Investigations Made with a Non-Human Mammal According to the Invention and Cells Thereof, Respectively, as Regards Immunosuppressive Activity and Antiinflammatory Activity, Respectively

[0045] 3.1 Investigations Made with Primary Thymocytes

[0046] Primary thymocytes from a mouse according to the invention and a wild-type mouse, respectively, are isolated and treated for 6 h with 0.5 μg/ml ionomycin as well as 10 μg/ml phorbol ester (TPA) and 10−6 M dexamethasone (dex) and a combination thereof (T+D), respectively. 2 μg of whole RNA are subjected in each case to an “RNase protection assay”.
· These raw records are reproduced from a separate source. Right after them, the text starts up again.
@@ -414,6 +420,8 @@
     uint32_t ovf_cap = 0;
     DevBuf<uint32_t> trav_off;
     DevBuf<char> scan_tmp;
+    groot::order_place::State place;
+    int64_t ovf_longest = -1;
     uint32_t align_threads = 0, stk_depth = 0;
     DevBuf<uint64_t> stk_hdr, stk_mask;
     DevBuf<uint32_t> attempts, q_row, q_seen, q_of_row, q_nrows;
diff --git a/groot_amd/csrc/hip/device_types.hpp b/groot_amd/csrc/hip/device_types.hpp
--- a/groot_amd/csrc/hip/device_types.hpp
+++ b/groot_amd/csrc/hip/device_types.hpp
@@ -19,6 +19,7 @@
     kFlagOrdOverflow = 16u,
     kFlagOvfOverflow = 32u,
     kFlagQOverflow = 64u,
+    kFlagScanStall = 128u,
 };
 
 constexpr uint32_t kIncrCap = 8;
@@ -40,6 +41,7 @@
     unsigned int path_reads;
     unsigned int lsh_reads;
     unsigned int long_reads;
+    unsigned int ovf_longest;
     unsigned long long dbg[192];
 };
 
diff --git a/groot_amd/csrc/hip/groot_hip.hip b/groot_amd/csrc/hip/groot_hip.hip
--- a/groot_amd/csrc/hip/groot_hip.hip
+++ b/groot_amd/csrc/hip/groot_hip.hip
@@ -310,6 +310,11 @@
     }
     HIP_TRY(c, sort(c->sort_tmp.p));
     return GROOT_OK;
+}
+
+static uint32_t tail_wg_per_cu_default(const groot_ctx *, const Slot *)
+{
+    return 0;
 }
 
 static int launch_align_stage(groot_ctx *c, Slot *s, bool update_weights)
@@ -346,7 +351,10 @@
     if ((s->lean_used || s->path_used) && c->lean_left_frac < 0.25) {
         uint32_t want = (uint32_t)(c->lean_left_frac * 1.25 * (double)s->n_reads / 64.0 / (kBlock / 64)) + 1u;
         blocks = std::max(1u, std::min(blocks, std::max(want, c->n_cu)));
-    }
+        const uint32_t per_cu = c->kn.tail_wg_per_cu >= 0 ? (uint32_t)c->kn.tail_wg_per_cu : tail_wg_per_cu_default(c, s);
+        if (per_cu) blocks = std::max(1u, std::min(blocks, per_cu * c->n_cu));
+    }
+    if (c->kn.tail_blocks) blocks = std::max(1u, std::min(blocks, c->kn.tail_blocks));
     a.n_threads = blocks * kBlock;
     a.stk_depth = c->stk_depth;
     {
@@ -405,6 +413,14 @@
     return GROOT_OK;
 }
 
+static uint32_t ovf_blocks(uint32_t ovf_cap, int64_t longest)
+{
+    const uint32_t full = std::max<uint32_t>((ovf_cap + kBlock - 1) / kBlock, 1u);
+    if (longest < 0) return full;
+    const uint64_t want = ((uint64_t)longest + (uint64_t)longest / 4 + kBlock - 1) / kBlock;
+    return (uint32_t)std::min<uint64_t>(std::max<uint64_t>(want, 1), full);
+}
+
 static int launch_order_stage(groot_ctx *c, Slot *s, bool update_weights)
 {
     WorkSet *w = &c->ws[s->set];
@@ -412,12 +428,14 @@
     size_t tmp_bytes = 0;
     if (c->vcap) hipLaunchKernelGGL(split_fix_kernel, dim3(256), dim3(kBlock), 0, c->tstream, w->split_list.p, w->vcount.p, w->vitem.p, w->trav_cnt.p, n, s->d_ctr.p,
                                     w->trav_first.p, w->mask_first.p, c->pw, s->first_read_id);
-    HIP_TRY(c, rocprim::exclusive_scan(nullptr, tmp_bytes, w->trav_cnt.p, c->trav_off.p, 0u, n, rocprim::plus<uint32_t>(), c->tstream));
-    if (tmp_bytes > c->scan_tmp.n) {
-        HIP_TRY(c, hipStreamSynchronize(c->tstream));
-        HIP_TRY(c, c->scan_tmp.alloc(tmp_bytes + tmp_bytes / 4));
-    }
-    HIP_TRY(c, rocprim::exclusive_scan(c->scan_tmp.p, tmp_bytes, w->trav_cnt.p, c->trav_off.p, 0u, n, rocprim::plus<uint32_t>(), c->tstream));
+    if (c->kn.library_scan) {
+        HIP_TRY(c, rocprim::exclusive_scan(nullptr, tmp_bytes, w->trav_cnt.p, c->trav_off.p, 0u, n, rocprim::plus<uint32_t>(), c->tstream));
+        if (tmp_bytes > c->scan_tmp.n) {
+            HIP_TRY(c, hipStreamSynchronize(c->tstream));
+            HIP_TRY(c, c->scan_tmp.alloc(tmp_bytes + tmp_bytes / 4));
+        }
+        HIP_TRY(c, rocprim::exclusive_scan(c->scan_tmp.p, tmp_bytes, w->trav_cnt.p, c->trav_off.p, 0u, n, rocprim::plus<uint32_t>(), c->tstream));
+    }
     OrderTabArgs ot{};
     if (c->dix.out_tab) {
         ot.tab_idx = w->tab_idx.p; ot.out_tab = c->dix.out_tab; ot.stride_q = c->dix.out_stride_q; ot.first_read_id = s->first_read_id;
@@ -426,15 +444,14 @@
         ot.q_tab = c->dix.w - c->k + 1; ot.n_windows = c->n_windows;
     }
     if (c->profiling) HIP_TRY(c, hipEventRecord(s->ev[9], c->tstream));
-    hipLaunchKernelGGL(order_first_kernel, dim3(std::min<uint32_t>((n + kBlock - 1) / kBlock, 2048u)), dim3(kBlock), 0, c->tstream, w->trav_first.p,
-                       w->mask_first.p, c->trav_off.p, w->trav_cnt.p, n, s->d_trav.p, s->d_mask.p, s->trav_cap, c->pw,
-                       c->pw_view, s->d_ctr.p, ot);
+    HIP_TRY(c, order_place::launch(c->kn.library_scan ? nullptr : &c->place, w->trav_first.p, w->mask_first.p, c->trav_off.p, w->trav_cnt.p, n, s->d_trav.p, s->d_mask.p,
+                                   s->trav_cap, c->pw, c->pw_view, s->d_ctr.p, ot, c->tstream));
     if (c->profiling) HIP_TRY(c, hipEventRecord(s->ev[10], c->tstream));
     if (c->vcap) hipLaunchKernelGGL(order_split_kernel, dim3(std::min<uint32_t>((c->vcap + kBlock - 1) / kBlock, 256u)), dim3(kBlock), 0, c->tstream, w->vitem.p, w->vcount.p, c->vcap, w->trav_cnt.p,
                                     c->trav_off.p, w->trav_first.p, w->mask_first.p, n, s->first_read_id, s->d_trav.p, s->d_mask.p, s->trav_cap, c->pw, c->pw_view, s->d_ctr.p);
-    hipLaunchKernelGGL(order_ovf_kernel, dim3((c->ovf_cap + kBlock - 1) / kBlock, kOvfShards), dim3(kBlock), 0, c->tstream,
+    hipLaunchKernelGGL(order_ovf_kernel, dim3(ovf_blocks(c->ovf_cap, c->ovf_longest), kOvfShards), dim3(kBlock), 0, c->tstream,
                        w->ovf_trav.p, w->ovf_mask.p, w->ovf_cnt.p, c->ovf_cap, c->trav_off.p, s->first_read_id, s->d_trav.p,
-                       s->d_mask.p, s->trav_cap, c->pw, c->pw_view, s->d_ctr.p, w->vitem.p, n, w->vcount.p);
+                       s->d_mask.p, s->trav_cap, c->pw, c->pw_view, s->d_ctr.p, w->vitem.p, n, w->vcount.p, c->place.ticket);
     HIP_TRY(c, hipGetLastError());
     if (int rc = counters_assign(c, s)) return rc;
     if (!c->prm.results_on_device) {
@@ -749,6 +766,11 @@
             h = merged;
         } else h = again;
     }
+    if (s->n_reads && (h.flags & kFlagScanStall)) {
+        s->status = GROOT_E_DEVICE;
+        s->status_msg = "the order stage's look-back did not finish: the batch's records were not placed";
+        h.n_trav = 0;
+    }
     s->n_trav = s->n_reads ? h.n_trav : 0;
     if (int rc = counters_collect(c, s, redone)) return rc;
     groot_counts &o = s->counts;
@@ -830,6 +852,7 @@
         c->lean_left_frac = (double)(h.seeded_reads - std::min(h.seeded_reads, first)) / (double)s->n_reads;
     }
     if (s->n_reads && (s->sig_used || s->text_used)) c->todo_frac = (double)h.todo_reads / (double)s->n_reads;
+    if (s->n_reads) c->ovf_longest = h.ovf_longest;
     if (s->n_reads) { c->lsh_frac = (double)h.lsh_reads / (double)s->n_reads; c->long_frac = (double)h.long_reads / (double)s->n_reads; }
     if (s->n_reads && !c->tab_capture && c->dix.text_tab) {
         c->text_hit_frac = s->text_used ? 1.0 - (double)h.todo_reads / (double)s->n_reads : (double)h.tab_reads / (double)s->n_reads;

[0047] It shows that a comparable expression of cytokin mRNA, e.g. II-2 and IFNγ and a comparable repression, respectively, is obtained in primary thymocytes of both mice.

[0048] 3.2. Investigations Made with Peritoneal Macrophages

[0049] Peritoneal macrophages from a mouse according to the invention and a wild-type mouse, respectively, are isolated 5 days after a thioglycolate treatment, and treated after 24 h for 2 h with 100 ng/ml lipopolysaccharide (LPS) and a combination of 10−6 M dexamethasone and lipopolysacahride (L+D), respectively. 0.5 μg of whole RNA is subjected in each case to an “RNase protection assay”.

[0050] It shows that a comparable expression of cytokine mRNA, e.g. TNFα and II-6, and a comparable repression, respectively, is obtained in peritoneal macrophages of both mice.

[0051] 3.3 Investigations Made in Connection with Mice

[0052] (A) 100 μg LPS each are administered to a mouse according to the invention and a wild-type mouse, respectively. The mice are killed at 0, 60 min. and 180 min. serum is isolated each and the TNFα concentration is determined by a common ELISA kit.

[0053] It shows that the induction of TNFα and its repression is comparable in both mice.

[0054] (B) The skin of the back of a mouse according to the invention and a wild-type mouse, respectively, is treated in each case with TPA and a combination of TPA and dexamethasone (T+D), respectively. Serum is isolated each and the II-6 concentration is determined by a common ELISA.

[0055] It shows that the induction of II-6 and its repression is comparable in both mice.

[0056] (C) The left ear of a mouse according to the invention and a wild-type mouse, respectively, is treated in each case with TPA and a combination of TPA and dexamethasone (T+D), respectively. A certain region of the ear is removed each, and the weight of the edema formed is determined.

[0057] It shows that the weight of the edema after the respective treatment is comparable in both mice.

[0058] Hence it is shown that a mouse according to the invention and its cells have immunosuppressive and antiinflammatory activity which can be compared with that of a wild-type mouse.